5. APP AGE RATING.—If an app developer provides an age rating or description of an app’s content to a covered app store or user, the age rating or description must be in plain and concise language.
6. COVERED APP STORE PROVIDER SIGNAL.— (1) IN GENERAL.—Each app developer shall use a covered app store provider’s signal to determine the age category of a user. (2) RULE OF CONSTRUCTION.—Receipt of a covered app store provider’s signal serves as actual knowledge of a user’s age category.

SECTION 6. ENFORCEMENT

1. IN GENERAL.—The Federal Trade Commission, the Attorney General, and any attorney general of a State shall enforce this Act in the same manner, by the same means, and with the same jurisdiction, powers, and duties as though all applicable terms and provisions of the Federal Trade Commission Act (15 U.S.C. 41 et seq.) as appropriate, were incorporated into and made a part of this Act.
2. FEDERAL TRADE COMMISSION INDEPENDENT LITIGATION AUTHORITY.—If the Federal Trade Commission has reason to believe that a covered company violated this Act, the Federal Trade Commission may commence a civil action, in its own name by any of its attorneys designated by it for such purpose, to recover a civil penalty and seek other appropriate relief in a district court of the United States against the covered company.
3. PARENS PATRIAE.—Any attorney general of a State may bring a civil action in the name of such State for a violation of this Act as parens patriae on behalf of natural persons residing in such State, in any district court of the United States having jurisdiction of the defendant, and may secure any form of relief provided for in this section.

SECTION 7. SAFEHARBOR

(a) IN GENERAL.—An app developer is deemed not liable for a violation of this Act if the app developer demonstrates it has—

(1) relied in good faith on age verification data provided by a covered app store provider or it obtained a signal from a covered app store provider that indicates the user is a minor;

(2) complied with the requirements of section 4; and

(3) reasonably conforms to widely accepted industry standards or best practices, or to standards or best practices identified by the Commission, for age ratings and app content descriptions and applies those standards or best practices consistently and in good faith.

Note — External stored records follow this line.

int dm_project_cov(dm_ctx* ctx, int nblk, int F, int K, int P, int L, const void* beam_svd_dev,
                   const int* svnum_host, const int* l0_host, const double* cl_pfl_dev, int npol,
                   const int* polmask_host, void* out_dev, const int64_t* out_off_host, int zero_first) {
  if (!ctx) return DM_EARG;
// ... 148 lines not shown
  cplx* E = reinterpret_cast<cplx*>(evecs_dev);

  size_t tot = 0;
  int maxn = 0;
  for (int b = 0; b < nblk; ++b) {
    tot += (size_t)n_host[b] * n_host[b];
    maxn = std::max(maxn, n_host[b]);
    add_const_host[b] = 0.0;
  }
  std::vector<size_t> loff(nblk);
  {
    size_t o = 0;
    for (int b = 0; b < nblk; ++b) { loff[b] = o; o += (size_t)n_host[b] * n_host[b]; }
  }
  cplx* Lw = dm_ws_alloc_t<cplx>(ctx, std::max<size_t>(tot, 1));
  cplx* Tw = dm_ws_alloc_t<cplx>(ctx, std::max<size_t>(tot, 1));
  cplx* Ww = dm_ws_alloc_t<cplx>(ctx, std::max<size_t>(tot, 1));
  double* evw = dm_ws_alloc_t<double>(ctx, (size_t)nblk * std::max(maxn, 1));
  int* info_dev = dm_ws_alloc_t<int>(ctx, nblk);
  int* zflag_dev = dm_ws_alloc_t<int>(ctx, nblk);
  if (!Lw || !Tw || !Ww || !evw || !info_dev || !zflag_dev) return DM_ENOMEM;

  std::vector<blk_desc> bdA(nblk);
  for (int b = 0; b < nblk; ++b) bdA[b] = blk_desc{A + off_host[b], n_host[b]};
  blk_desc* d_bdA = dm_ws_upload(ctx, bdA);
  if (!d_bdA) return DM_ENOMEM;
  DM_PLAUNCH(ctx, DM_PROF_UTIL, flag_set_kernel, dim3((nblk + 255) / 256), dim3(256), 0, ctx->stream, zflag_dev, nblk, 1);
  DM_PLAUNCH(ctx, DM_PROF_UTIL, allzero_kernel, dim3(BLK_SPLIT, nblk), dim3(256), 0, ctx->stream, d_bdA, zflag_dev);
  auto factor_launch = [&](const std::vector<int>& blks) -> int {
    std::vector<dm_mat> mats;
    std::vector<dm_cdesc> cp;
    for (int b : blks) {
      cp.push_back(dm_cdesc{B + off_host[b], Lw + loff[b], sizeof(cplx) * (size_t)n_host[b] * n_host[b]});
      mats.push_back(dm_mat{Lw + loff[b], n_host[b], n_host[b]});
    }
    DM_TRY(dm_copy_batched(ctx, cp));
    return dm_potrf_batched(ctx, mats, info_dev);
  };
  auto factor = [&](const std::vector<int>& blks, std::vector<int>& info) -> int {
    DM_TRY(factor_launch(blks));
    info.resize(blks.size());
    if (!blks.empty()) DM_TRY(dm_download(ctx, info.data(), info_dev, sizeof(int) * blks.size()));
    return DM_OK;
  };
  auto trsm_lists = [&](const std::vector<int>& blks, std::vector<dm_trsm_problem>& t1, std::vector<dm_trsm_problem>& t2) {
    t1.clear();
    t2.clear();
    for (int b : blks) {
      t1.push_back(dm_trsm_problem{Lw + loff[b], n_host[b], n_host[b], A + off_host[b], n_host[b], n_host[b]});
      t2.push_back(dm_trsm_problem{Lw + loff[b], n_host[b], n_host[b], Tw + loff[b], n_host[b], n_host[b]});
    }
  };
  std::vector<int> cand;
  for (int b = 0; b < nblk; ++b)
    if (n_host[b] > 0) cand.push_back(b);
  static const bool host_times = getenv("DM_TIME_HOST") != nullptr;
  const auto ht0 = std::chrono::steady_clock::now();
  DM_TRY(factor_launch(cand));
  const auto ht1 = std::chrono::steady_clock::now();
  dm_trsm_plan plan1, plan2;
  {
    std::vector<dm_trsm_problem> t1, t2;
    trsm_lists(cand, t1, t2);
    DM_TRY(dm_trsm_plan_build(ctx, t1, false, false, plan1));
    DM_TRY(dm_trsm_plan_build(ctx, t2, false, true, plan2));
  }
  const auto ht2 = std::chrono::steady_clock::now();
  std::vector<int> zflag(nblk);
  DM_TRY(dm_download(ctx, zflag.data(), zflag_dev, sizeof(int) * nblk));
  if (host_times) {
    const auto ht3 = std::chrono::steady_clock::now();
    auto ms = [](auto a, auto b) { return std::chrono::duration<double, std::milli>(b - a).count(); };
    fprintf(stderr, "HOSTTIME eigh_gen: potrf plan+launch %.3f ms, trsm plans %.3f ms, wait for flags %.3f ms\n", ms(ht0, ht1),
            ms(ht1, ht2), ms(ht2, ht3));
  }
  std::vector<int> info_c(cand.size());
  if (!cand.empty()) DM_TRY(dm_download(ctx, info_c.data(), info_dev, sizeof(int) * cand.size()));

  std::vector<int> work;
// ... 3 lines not shown
    if (zflag[b]) {
      DM_TRY(dm_fill_zero(ctx, evals_dev + evoff_host[b], sizeof(double) * n_host[b]));
      DM_TRY(dm_set_identity(ctx, E + off_host[b], n_host[b], n_host[b]));
      if (nkeep_host && cut_mode) {
        const int cut = 0.0 >= cut_value ? 0 : n_host[b];
        nkeep_host[b] = cut_mode == 1 ? n_host[b] - cut : cut;
      }
    } else {
      work.push_back(b);
      info.push_back(info_c[i]);
    }
  }
  if (work.size() != cand.size()) {
    std::vector<dm_trsm_problem> t1, t2;
    trsm_lists(work, t1, t2);
    DM_TRY(dm_trsm_plan_build(ctx, t1, false, false, plan1));
    DM_TRY(dm_trsm_plan_build(ctx, t2, false, true, plan2));
  }
  std::vector<int> bad;
  for (size_t i = 0; i < work.size(); ++i)
    if (info[i] != 0) bad.push_back(work[i]);
  if (!bad.empty()) {
    std::vector<dm_jac_herm_problem> hp;
    for (int b : bad) {
      DM_TRY(copy_async(ctx, Tw + loff[b], B + off_host[b], (size_t)n_host[b] * n_host[b]));
      DM_TRY(dm_hermitize(ctx, Tw + loff[b], n_host[b], n_host[b]));
      hp.push_back(dm_jac_herm_problem{Tw + loff[b], n_host[b], Ww + loff[b], n_host[b], n_host[b]});
    }
    DM_TRY(dm_herm_eig_tridiag(ctx, hp, evw, std::max(maxn, 1)));
    std::vector<double> hev((size_t)bad.size() * std::max(maxn, 1));
    DM_TRY(dm_download(ctx, hev.data(), evw, sizeof(double) * hev.size()));
    std::vector<double> shifts(nblk, 0.0);
    for (size_t i = 0; i < bad.size(); ++i) {
      const int b = bad[i];
      const double* ev = &hev[i * std::max(maxn, 1)];
      double mn = ev[0], mx = ev[0];
      for (int k = 1; k < n_host[b]; ++k) { mn = std::min(mn, ev[k]); mx = std::max(mx, ev[k]); }
// ... 11 lines not shown
    if (!d_bdB || !d_sh) return DM_ENOMEM;
    DM_PLAUNCH(ctx, DM_PROF_UTIL, add_diag_kernel, dim3((maxn + 255) / 256, (unsigned)bad.size()), dim3(256), 0, ctx->stream,
                       d_bdB, d_sh);
    std::vector<int> info2;
    DM_TRY(factor(bad, info2));
    for (size_t i = 0; i < bad.size(); ++i)
      if (info2[i] != 0) {
        ctx->err = "dm_eigh_gen: B is not positive definite even after the diagonal rescue";
        dm_ws_release(ctx, mark);
        return info2[i];
      }
  }

  {
    DM_TRY(dm_trsm_plan_run(ctx, plan1));
    std::vector<dm_tdesc> tr;
    for (int b : work) tr.push_back(dm_tdesc{A + off_host[b], n_host[b], Tw + loff[b], n_host[b], n_host[b], n_host[b]});
    DM_TRY(dm_conj_transpose_batched(ctx, tr));
    DM_TRY(dm_trsm_plan_run(ctx, plan2));
  }

  std::vector<int> i_ev(nblk, 0);
  std::vector<std::vector<double>> evsorted(nblk);
  {
    std::vector<dm_jac_herm_problem> hp;
    for (int b : work) hp.push_back(dm_jac_herm_problem{Tw + loff[b], n_host[b], Ww + loff[b], n_host[b], n_host[b]});
    dm_eig_select sel;
    sel.pick = [&](int p, const double* ev, int n, std::vector<int>& cols) {
      const int b = work[p];
      std::vector<int> order(n);
      for (int i = 0; i < n; ++i) order[i] = i;
      std::stable_sort(order.begin(), order.end(), [&](int x, int y) { return ev[x] < ev[y]; });
      evsorted[b].resize(n);
      for (int i = 0; i < n; ++i) evsorted[b][i] = ev[order[i]];
      const int cut = (int)(std::lower_bound(evsorted[b].begin(), evsorted[b].end(), cut_value) - evsorted[b].begin());
      i_ev[b] = cut;
      if (cut_mode == 1) cols.assign(order.begin() + cut, order.end());
      else if (cut_mode == 2) cols.assign(order.begin(), order.begin() + cut);
      else cols = order;
    };
    DM_TRY(dm_herm_eig_tridiag(ctx, hp, evw, std::max(maxn, 1), &sel));
// ... 1 lines not shown
    for (size_t i = 0; i + 1 < work.size() && contiguous; ++i)
      contiguous = evoff_host[work[i + 1]] == evoff_host[work[i]] + n_host[work[i]];
    if (contiguous) {
      std::vector<double> flat;
      for (int b : work) flat.insert(flat.end(), evsorted[b].begin(), evsorted[b].end());
      DM_TRY(dm_upload(ctx, evals_dev + evoff_host[work.front()], flat.data(), sizeof(double) * flat.size()));
    }
    for (size_t i = 0; i < work.size(); ++i) {
      const int b = work[i];
      if (nkeep_host) nkeep_host[b] = sel.nsel[i];
      if (!contiguous)
        DM_TRY(dm_upload(ctx, evals_dev + evoff_host[b], evsorted[b].data(), sizeof(double) * n_host[b]));
    }
  }

  {
    std::vector<dm_trsm_problem> t3;
    std::vector<dm_tdesc> tr1, tr2;
    bool span_ok = cut_mode != 0 && !work.empty();
    for (size_t i = 0; i + 1 < work.size() && span_ok; ++i)
      span_ok = off_host[work[i + 1]] == off_host[work[i]] + (int64_t)n_host[work[i]] * n_host[work[i]];
    if (span_ok) {
      const int bl = work.back();
      DM_TRY(dm_fill_zero(ctx, E + off_host[work.front()],
                          sizeof(cplx) * (size_t)(off_host[bl] + (int64_t)n_host[bl] * n_host[bl] - off_host[work.front()])));
    }
    for (size_t i = 0; i < work.size(); ++i) {
      const int b = work[i];
      const int n = n_host[b];
      const int nk = cut_mode == 1 ? n - i_ev[b] : (cut_mode == 2 ? i_ev[b] : n);
      const int row0 = cut_mode == 1 ? i_ev[b] : 0;
      if (nk < n && !span_ok) DM_TRY(dm_fill_zero(ctx, E + off_host[b], sizeof(cplx) * (size_t)n * n));
      if (nk <= 0) continue;
      tr1.push_back(dm_tdesc{Ww + loff[b], n, Tw + loff[b], nk, nk, n});
      t3.push_back(dm_trsm_problem{Lw + loff[b], n, n, Tw + loff[b], nk, nk});
      tr2.push_back(dm_tdesc{Tw + loff[b], nk, E + off_host[b] + (size_t)row0 * n, n, n, nk});
    }
    DM_TRY(dm_conj_transpose_batched(ctx, tr1));
    DM_TRY(dm_trsm_left_lower_batched(ctx, t3, true));
    DM_TRY(dm_conj_transpose_batched(ctx, tr2));
  }
  DM_HIP(ctx, hipStreamSynchronize(ctx->stream));
  dm_ws_release(ctx, mark);
  return DM_OK;
}
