__global__ void k_candidate_keys(const Candidate* __restrict__ cand, unsigned cap, const unsigned* __restrict__ d_count,
// ... 197 lines not shown
}
__global__ void __launch_bounds__(256) k_bucket_place(const Candidate* __restrict__ cand, unsigned cap, const unsigned* __restrict__ d_count,
                                                      const unsigned* __restrict__ start, const unsigned* __restrict__ bucket_of,
                                                      const unsigned* __restrict__ slot_of, unsigned* __restrict__ row_keys) {
    const unsigned i = blockIdx.x * blockDim.x + threadIdx.x;
    if (i >= min(*d_count, cap)) return;
    row_keys[start[bucket_of[i]] + slot_of[i]] = cand[i].idx;
}
__global__ void __launch_bounds__(256) k_bucket_rank(const Candidate* __restrict__ cand, unsigned cap, const unsigned* __restrict__ d_count,
                                                     const unsigned* __restrict__ start, const unsigned* __restrict__ bucket_of,
                                                     const unsigned* __restrict__ row_keys, Candidate* __restrict__ out,
                                                     unsigned* __restrict__ zero) {
    const unsigned i = blockIdx.x * blockDim.x + threadIdx.x;
    if (i >= min(*d_count, cap)) return;
    const Candidate c = cand[i];
    const unsigned b = bucket_of[i], lo = start[b], hi = start[b + 1];
    unsigned rank = 0;
    for (unsigned j = lo; j < hi; ++j) rank += row_keys[j] < c.idx ? 1u : 0u;
    out[lo + rank] = c;
    if (zero) zero[lo + rank] = 0u;
}

constexpr int REL_WAVES = 4;
__global__ void __launch_bounds__(64 * REL_WAVES) k_relations(const Candidate* __restrict__ sorted, const unsigned* __restrict__ d_count, unsigned cap,
                                                              RelLevels lv, const unsigned* __restrict__ offs, const unsigned* __restrict__ rows,
                                                              unsigned short* __restrict__ rel, unsigned* __restrict__ img_flags,
                                                              unsigned* __restrict__ revcnt, unsigned short* __restrict__ rev) {
    __shared__ unsigned short s_out[REL_WAVES][kRel1 + kRel2 + 2];
    const unsigned lane = threadIdx.x & 63u;
    const unsigned wv = __builtin_amdgcn_readfirstlane(threadIdx.x >> 6);
    const unsigned i = blockIdx.x * REL_WAVES + wv;
    if (i >= min(*d_count, cap)) return;
    const Candidate c = sorted[i];
    if (c.img >= lv.n_images || c.level >= lv.n_levels) return;
    const unsigned L = lv.n_levels, l = c.level;
    const unsigned* o = offs + (size_t)c.img * (L + 1);
    const unsigned img0 = o[0];
    unsigned short* const mine = s_out[wv];
    if (lane < (unsigned)(kRel1 + kRel2)) mine[lane] = 0xffffu;
    const bool too_many = o[L] - img0 > 65533u;
    bool over1 = false, over2 = false;
    const float size = lv.size[l], size2 = size * size, ratio = lv.ratio[l];
    const unsigned ly = c.idx / lv.w[l], lx = c.idx - ly * lv.w[l];
    const float qx = (float)lx * ratio, qy = (float)ly * ratio;
    const float px = qx + 0.5f * (ratio - 1.0f), py = qy + 0.5f * (ratio - 1.0f);
    const unsigned* rowI = rows + (size_t)c.img * lv.row_base[L];
    auto scan = [&](unsigned pl, unsigned b, unsigned e, float x0, float y0, int first, int room, int& used, bool& overflow) {
        if (b >= e) return;
        const float pr = lv.ratio[pl], off = 0.5f * (pr - 1.0f);
        const unsigned pw = lv.w[pl], ph = lv.h[pl];
        const float reach = size + 1.0f;
        const float ylo = (y0 - reach - off) / pr - 1.0f, yhi = (y0 + reach - off) / pr + 1.0f;
        const unsigned r0 = ylo <= 0.0f ? 0u : (unsigned)ylo;
        if (yhi < 0.0f || r0 >= ph) return;
        const unsigned r1 = min((unsigned)yhi + 1u, ph);
        const unsigned* rt = rowI + lv.row_base[pl];
        const unsigned jb = max(b, rt[r0]), je = min(e, rt[r1]);
        for (unsigned j0 = jb; j0 < je; j0 += 64u) {
            const unsigned j = j0 + lane;
            bool hit = false;
            if (j < je) {
                const unsigned pidx = sorted[j].idx;
                const unsigned py_i = pidx / pw, px_i = pidx - py_i * pw;
                const float sx = (float)px_i * pr + off, sy = (float)py_i * pr + off;
                const float dist = (x0 - sx) * (x0 - sx) + (y0 - sy) * (y0 - sy);
                hit = dist <= size2;
            }
            const unsigned long long m = __ballot(hit);
            if (hit) {
                const int at_list = used + (int)__popcll(m & ((1ull << lane) - 1ull));
                if (at_list < room) mine[first + at_list] = (unsigned short)(j - img0);
                if (first == 0 && revcnt) {
                    const unsigned at = atomicAdd(&revcnt[j], 1u);
                    if (at < (unsigned)sel::kRev) rev[(size_t)j * sel::kRev + at] = (unsigned short)(i - img0);
                }
            }
            used += (int)__popcll(m);
            if (used > room) overflow = true;
        }
    };
    int used1 = 0, used2 = 0;
    if (l > 0) scan(l - 1, o[l - 1], o[l], qx, qy, 0, kRel1, used1, over1);
    scan(l, o[l], i, qx, qy, 0, kRel1, used1, over1);
    if (l + 1 < L) scan(l + 1, o[l + 1], o[l + 2], px, py, kRel1, kRel2, used2, over2);
    if (lane == 0) {
        if (over1) mine[0] = 0xfffeu;
        if (over2) mine[kRel1] = 0xfffeu;
        if (too_many) img_flags[c.img] = 1u;
    }
    unsigned short* out = rel + (size_t)i * (kRel1 + kRel2);
    if (lane < (unsigned)(kRel1 + kRel2)) out[lane] = mine[lane];
}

(b) LIMITATIONS.—The safe harbor described in this section applies only to actions brought under this Act and does not limit the liability of an app developer under any other applicable law.

SECTION 8. SEVERABILITY.

If any provision of this Act, or the application thereof to any person or circumstance, is held invalid, the remainder of this Act, and the application of such provision to other persons not similarly situated or to other circumstances, shall not be affected by the invalidation.